Goal of the exercise: Every line in the data below that includes "baseG" belongs in the answer, copied as it stands.

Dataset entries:
== Segment start ==

# cvlab-kaist/SOLA

Hardware: AMD Instinct MI355X
Metric: track-selection forward+loss samples/sec at (T=32,N=64,d=256) (higher is better)
Workload: dtype f32 via split-f16 (hi+lo f16 operand pairs, 3 f16 MFMAs per product, f32 accumulate); 1 GPU; SOLA track selection forward+BCE+alignment loss+selection, T=32 N=64 d=256 L=16, mevis/default model (32.98M params, random init), 256 samples/step/GPU, conv weights re-standardised every step; batch_per_gpu=256, tracks=64, frames=32, text_len=16

## Files before the change

### include/sola_hip.h

```cpp
#ifndef SOLA_HIP_H
#define SOLA_HIP_H

#include <stddef.h>
#include <stdint.h>

#ifdef __cplusplus
extern "C" {
#endif

typedef enum SolaStatus {
    SOLA_OK = 0,
    SOLA_ERR_ARG = -1,
    SOLA_ERR_HIP = -2,
    SOLA_ERR_WEIGHT = -3,
    SOLA_ERR_WORKSPACE = -4,
    SOLA_ERR_STATE = -5
} SolaStatus;

typedef struct SolaConfig {
    int32_t object_token_dim;
    int32_t lang_token_dim;
    int32_t n_layers;
    int32_t max_temporal_length;
    int32_t n_negative;
    int32_t n_groups;
    int32_t n_groups_module;
    int32_t num_heads;
} SolaConfig;

typedef struct SolaCtx SolaCtx;

const char* sola_last_error(void);
const char* sola_version(void);

int sola_ctx_create(const SolaConfig* cfg, int device, SolaCtx** out);
int sola_ctx_destroy(SolaCtx* ctx);

int sola_num_weights(const SolaCtx* ctx);
int sola_weight_info(const SolaCtx* ctx, int index, const char** name, int64_t* numel);

int sola_set_weight(SolaCtx* ctx, const char* name, const void* dev_ptr, int64_t numel);

int sola_weights_changed(SolaCtx* ctx);
int sola_set_ws_policy(SolaCtx* ctx, int recompute_every_forward);

int sola_set_precision(SolaCtx* ctx, int precision);
int sola_set_split_guard(SolaCtx* ctx, int enable);

int sola_set_x16_arena(SolaCtx* ctx, void* dev_ptr, size_t bytes);
int sola_x16_arena_info(const SolaCtx* ctx, size_t* need_bytes, size_t* capacity_bytes, size_t* used_bytes);
int sola_split_fallback_count(const SolaCtx* ctx, int64_t* count, int32_t* last_guard);
int sola_cast_sp16(const float* dev_in, int ld_in, float* dev_out, int ld_out, int64_t rows, int K, float scale, void* stream);
int sola_cast_sp16_auto(const float* dev_in, int ld_in, float* dev_out, int ld_out, int64_t rows, int K, float* dev_scal, void* stream);
int sola_gemm_nt_split(const float* dev_a_sp, int lda, const float* dev_w_sp, const float* dev_bias, const float* dev_r,
                       int ldr, int r_is_split, float* dev_c, int ldc, int c_is_split, int M, int N, int K, float out_scale,
                       void* stream);
int sola_gemm_nt_split_scaled(const float* dev_a_sp, int lda, const float* dev_w_sp, const float* dev_bias, const float* dev_r,
                              int ldr, int r_is_split, float* dev_c, int ldc, int c_is_split, int M, int N, int K,
                              float out_scale, const float* dev_out_scale, void* stream);
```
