@@ -306,12 +308,16 @@
     const int64_t ynet = (PROD == 2) ? 0 : net;
     const float* gnet = ov.gnet + (int64_t)net * a.n_pad;
 
+    constexpr bool kCoop = PROD == 2;
+    static_assert(!kCoop || (2 * nct == 12 && nsx == 1 && S::kIssue >= 2 * NS), "product 2: 12 column pairs over 8 waves");
+    const bool two_pairs = wave < 4;
     const char* pbase[S::kIssue];
     int pstride[S::kIssue], pdst[S::kIssue];
 #pragma unroll
     for (int j = 0; j < S::kIssue; ++j) {
-        const int q = wave + 8 * j;
-        if (S::kPad && q >= S::kPieces) {
+        int q = wave + 8 * j;
+        if constexpr (kCoop) q = wgrad_coop_piece(NS, S::kIssue, wave, j);
+        if (S::kPad && (kCoop ? q < 0 : q >= S::kPieces)) {
             pbase[j] = xb + ((int64_t)net * nsx * tiles + (t0 < tiles ? t0 : 0)) * 16384; pstride[j] = 0; pdst[j] = S::kPadOff;
         } else if (q < nsx * 16) {
             pbase[j] = xb + ((int64_t)net * nsx + q / 16) * tiles * 16384 + (q % 16) * 1024; pstride[j] = 16384; pdst[j] = q * 1024;
@@ -324,7 +330,7 @@
         char* sl = lds + slot * kSlot;
 #pragma unroll
         for (int j = 0; j < S::kIssue; ++j) {
-            if (PROD == 2 && wave + 8 * j >= nsx * 16) dma16(pbase[j] + tile * pstride[j] + lane * 16, sl + pdst[j]);
+            if (kCoop && wgrad_coop_is_y(NS, wave, j)) dma16(pbase[j] + tile * pstride[j] + lane * 16, sl + pdst[j]);
             else dma16_nt(pbase[j] + tile * pstride[j] + lane * 16, sl + pdst[j]);
         }
         dma4(reinterpret_cast<const char*>(gnet + tile * 32) + lane * 4, sl + S::kGOff + wave * 256);
@@ -358,8 +364,10 @@
             asm volatile("ds_read_b128 %0, %1 offset:%2" : "=v"(v) : "v"(base), "i"(off) : "memory");
         };
         auto issue_reads = [&](const int kk, const int b) __attribute__((always_inline)) {
-            rd128o(gqa[b][0], baseG, 64 * kk);
-            rd128o(gqa[b][1], baseG, 64 * kk + 32);
+            if constexpr (!kCoop) {
+                rd128o(gqa[b][0], baseG, 64 * kk);
+                rd128o(gqa[b][1], baseG, 64 * kk + 32);
+            }
 #pragma unroll
             for (int s2 = 0; s2 < nsx; ++s2)
 #pragma unroll
@@ -369,7 +377,7 @@
 #pragma unroll
                 for (int n2 = 0; n2 < NT; ++n2) rd128o(fba[b][s2][n2], baseB, s2 * S::kYPlane + (kk * nct + n2) * 1024);
         };
-        constexpr int kReads = 2 + MT * nsx + NT * NS;
+        constexpr int kReads = (kCoop ? 0 : 2) + MT * nsx + NT * NS;
         if constexpr (NS == 1) { issue_reads(0, 0); issue_reads(1, 1); }
 #pragma unroll
         for (int kk = 0; kk < 2; ++kk) {
@@ -381,7 +389,9 @@
             u32x4& gq1 = gqa[b][1];
             if (NS == 1 && kk == 0) asm volatile("s_waitcnt lgkmcnt(%0)" :: "n"(kReads) : "memory");
             else asm volatile("s_waitcnt lgkmcnt(0)" ::: "memory");
-            asm volatile("" : "+v"(gq0), "+v"(gq1), "+v"(fa[0][0]), "+v"(fa[0][1]), "+v"(fb[0][0]), "+v"(fb[0][1]));
+            if constexpr (kCoop) gq0 = gq1 = (u32x4)0u;
+            else asm volatile("" : "+v"(gq0), "+v"(gq1));
+            asm volatile("" : "+v"(fa[0][0]), "+v"(fa[0][1]), "+v"(fb[0][0]), "+v"(fb[0][1]));
             if constexpr (MT == 4) asm volatile("" : "+v"(fa[0][2]), "+v"(fa[0][3]));
             if constexpr (NT == 3) asm volatile("" : "+v"(fb[0][2]));
             if constexpr (NS == 2) asm volatile("" : "+v"(fb[1][0]), "+v"(fb[1][1]));
@@ -390,19 +400,6 @@
             if constexpr (nsx == 2 && MT == 4) asm volatile("" : "+v"(fa[1][2]), "+v"(fa[1][3]));
             const float gp[8] = {__uint_as_float(gq0[0]), __uint_as_float(gq0[1]), __uint_as_float(gq0[2]), __uint_as_float(gq0[3]),
                                  __uint_as_float(gq1[0]), __uint_as_float(gq1[1]), __uint_as_float(gq1[2]), __uint_as_float(gq1[3])};
-            if constexpr (PROD == 2) {
-#pragma unroll
-                for (int n2 = 0; n2 < NT; ++n2)
-#pragma unroll
-                    for (int p = 0; p < 4; ++p) {
-                        float v0 = bf_lo(fb[0][n2][p]), v1 = bf_hi(fb[0][n2][p]);
-                        if constexpr (NS == 2) { v0 += bf_lo(fb[1][n2][p]); v1 += bf_hi(fb[1][n2][p]); }
-                        const float z0 = gp[2 * p] * v0, z1 = gp[2 * p + 1] * v1;
-                        const u32 hi = pack2(z0, z1);
-                        fb[0][n2][p] = hi;
-                        if constexpr (NS == 2) fb[1][n2][p] = pack2(z0 - bf_lo(hi), z1 - bf_hi(hi));
-                    }
-            }
             if (PROD == 1 && wave == 0 && i == 0) {
 #pragma unroll
                 for (int e = 0; e < 8; ++e) gsum += gp[e];
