@@ -54,7 +54,7 @@
     "pp_deform_align": (c_int, [c_void_p, c_int, c_void_p, c_int, c_void_p, c_void_p, c_float, c_void_p, c_void_p, c_void_p,
                                 c_int, c_int, c_int, c_int, c_int, c_void_p, c_size_t, c_void_p]),
     "pp_conv2d_umma": (c_int, [ctypes.POINTER(PPConvParams), c_void_p]),
-    "pp_conv2d_umma_plan": (c_int, [ctypes.POINTER(PPConvParams)] + [c_void_p] * 5),
+    "pp_conv2d_umma_plan": (c_int, [ctypes.POINTER(PPConvParams)] + [c_void_p] * 6),
     "pp_deform_gather": (c_int, [c_void_p, c_int, c_void_p, c_int, c_void_p, c_int, c_void_p, c_void_p, c_float, c_void_p, c_int, c_int,
                                  c_int, c_int, c_void_p]),
     "pp_flow_warp_fbcheck": (c_int, [c_void_p, c_int, c_void_p, c_void_p, c_void_p, c_int, c_void_p, c_int, c_int, c_int, c_int, c_int,
diff --git a/propainter_b200/csrc/conv_umma.cu b/propainter_b200/csrc/conv_umma.cu
--- a/propainter_b200/csrc/conv_umma.cu
+++ b/propainter_b200/csrc/conv_umma.cu
@@ -23,6 +23,7 @@
   int ring_bytes;
   int a_copy_bytes;
   int Cout;
+  int ksplit;
   const float* bias; const float* pre; const float* res; float* out;
   int ld_pre, ld_res, ld_out;
   int act, post_relu, round_tf32;
@@ -52,6 +53,16 @@
 __device__ __forceinline__ void cv_tma2(uint32_t dst, const CUtensorMap* tm, int k, int n, uint32_t bar) {
   asm volatile("cp.async.bulk.tensor.2d.shared::cluster.global.tile.mbarrier::complete_tx::bytes [%0], [%1, {%2, %3}], [%4];"
                ::"r"(dst), "l"(tm), "r"(k), "r"(n), "r"(bar) : "memory");
+}
+__device__ __forceinline__ void cv_cluster_sync() {
+  asm volatile("barrier.cluster.arrive.release;\n\tbarrier.cluster.wait.acquire;" ::: "memory");
+}
+__device__ __forceinline__ float4 cv_ld_dsmem(uint32_t saddr, int rank) {
+  uint32_t ra;
+  float4 v;
+  asm volatile("mapa.shared::cluster.u32 %0, %1, %2;" : "=r"(ra) : "r"(saddr), "r"(rank));
+  asm volatile("ld.shared::cluster.v4.f32 {%0, %1, %2, %3}, [%4];" : "=f"(v.x), "=f"(v.y), "=f"(v.z), "=f"(v.w) : "r"(ra) : "memory");
+  return v;
 }
 __device__ __forceinline__ float cv_act(float v, int act, float slope) {
   switch (act) {
@@ -76,7 +87,10 @@
   const uint32_t b0 = ua_smem(bars);
   auto bar = [&](int i) { return b0 + 8u * (uint32_t)i; };
   const int tid = threadIdx.x, warp = tid >> 5, lane = tid & 31;
-  const int tile = blockIdx.x, n0 = blockIdx.y * p.BN;
+  const int S = p.ksplit, rank = blockIdx.x % S;
+  const int tile = blockIdx.x / S, n0 = blockIdx.y * p.BN;
+  const int units = p.nblk * p.KH, u0 = rank * units / S, u1 = (rank + 1) * units / S;
+  const int blk_lo = u0 / p.KH, blk_hi = (u1 - 1) / p.KH;
   const int tpi = p.tiles_x * p.tiles_y;
   const int img = tile / tpi, trem = tile - img * tpi;
   const int y0 = (trem / p.tiles_x) * p.BH, x0 = (trem % p.tiles_x) * p.BW;
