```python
def stream_handle(device):
    if _raw_stream is not None:
        idx = device.index if isinstance(device, torch.device) else None
        if idx is None:
            idx = torch.cuda.current_device()
        return int(_raw_stream(idx))
    return int(torch.cuda.current_stream(device).cuda_stream)


def stream(device):
    return ctypes.c_void_p(stream_handle(device))


_ws_cache = {}


def workspace(device, nbytes):
    key = (device.type, device.index, stream_handle(device))
    buf = _ws_cache.get(key)
    if buf is None or buf.numel() < nbytes:
        buf = torch.empty(max(int(nbytes), 1 << 20), dtype=torch.uint8, device=device)
        _ws_cache[key] = buf
    return buf


def workspaces(device, sizes):
# ... 20 lines not shown
```

### icp_flow_amd/build.py

```python
import argparse
import concurrent.futures
import hashlib
import os
import subprocess
import sys

HERE = os.path.dirname(os.path.abspath(__file__))
CSRC = os.path.join(HERE, "csrc")
OBJ = os.path.join(CSRC, "_obj")
OUT = os.path.join(HERE, "libicpflow_hip.so")
SOURCES = ["api.hip", "hist.hip", "nn.hip", "icp.hip", "icp_prep.hip", "icp_plan.hip", "icp_epilogue.hip", "device.hip", "icp_fp32.hip", "pose.hip", "sort.hip", "cluster.hip", "hdbscan.hip", "clusterpcd.hip", "table.hip", "assoc.hip", "frame.hip", "ego.hip", "seqeval.hip", "classeval.hip", "bucketeval.hip", "segeval.hip", "ground.hip",
           "hdbscan_tree.cpp"]
HEADERS = ["common.hpp", "scan.hpp", "kernels.hpp", "kabsch.hpp", "posefuse.hpp", "votekey.hpp", "cluster_util.hpp", "sortdir.hpp", "host.hpp", "carver.hpp", "rowerr.hpp", "clusterpcd_host.hpp", "gridhash.hpp", "icp_instr.hip",
           os.path.join("..", "..", "include", "icpflow_hip.h")]
CFLAGS = ["--offload-arch=gfx950", "-O3", "-std=c++17", "-fPIC", "-ffp-contract=off",
          "-fhip-fp32-correctly-rounded-divide-sqrt", "-Wall", "-Wno-unused-function"]


def hipcc():
    for c in (os.environ.get("HIPCC"), "/opt/rocm/bin/hipcc", "hipcc"):
        if c and (os.path.isabs(c) and os.path.exists(c) or not os.path.isabs(c)):
            return c
    return "hipcc"


def _digest(paths, extra=()):
    h = hashlib.sha256()
    for p in paths:
        h.update(os.path.basename(p).encode())
        with open(p, "rb") as f:
            h.update(f.read())
    for e in extra:
        h.update(str(e).encode())
    return h.hexdigest()


def source_hash():
    return _digest([os.path.join(CSRC, f) for f in SOURCES + HEADERS], CFLAGS)[:16]


_MARK = b"ICPFLOW_SOURCE_HASH="


def built_hash(path=OUT):
    try:
        with open(path, "rb") as f:
            blob = f.read()
    except OSError:
        return None
    k = blob.find(_MARK)
    if k < 0:
        return None
    tag = blob[k + len(_MARK): k + len(_MARK) + 16]
    return tag.decode() if len(tag) == 16 and all(c in b"0123456789abcdef" for c in tag) else None


def stale():
    return built_hash() != source_hash()


def _object(src, extra, objdir):
    hdr = _digest([os.path.join(CSRC, f) for f in HEADERS], CFLAGS + list(extra))
    tag = _digest([os.path.join(CSRC, src)], [hdr])[:16]
    return os.path.join(objdir, f"{os.path.splitext(src)[0]}.{tag}.o")


def _compile(src, obj, argv):
    if not os.path.exists(obj) or "-save-temps=obj" in argv:
        os.makedirs(os.path.dirname(obj), exist_ok=True)
        for old in os.listdir(os.path.dirname(obj)):
            if old.startswith(os.path.splitext(src)[0] + ".") and old.endswith(".o"):
                os.remove(os.path.join(os.path.dirname(obj), old))
        subprocess.check_call(argv, cwd=CSRC)
    return obj
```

== Segment end ==

The answer:
-            rd128o(gqa[b][0], baseG, 64 * kk);
-            rd128o(gqa[b][1], baseG, 64 * kk + 32);
+                rd128o(gqa[b][0], baseG, 64 * kk);
+                rd128o(gqa[b][1], baseG, 64 * kk + 32);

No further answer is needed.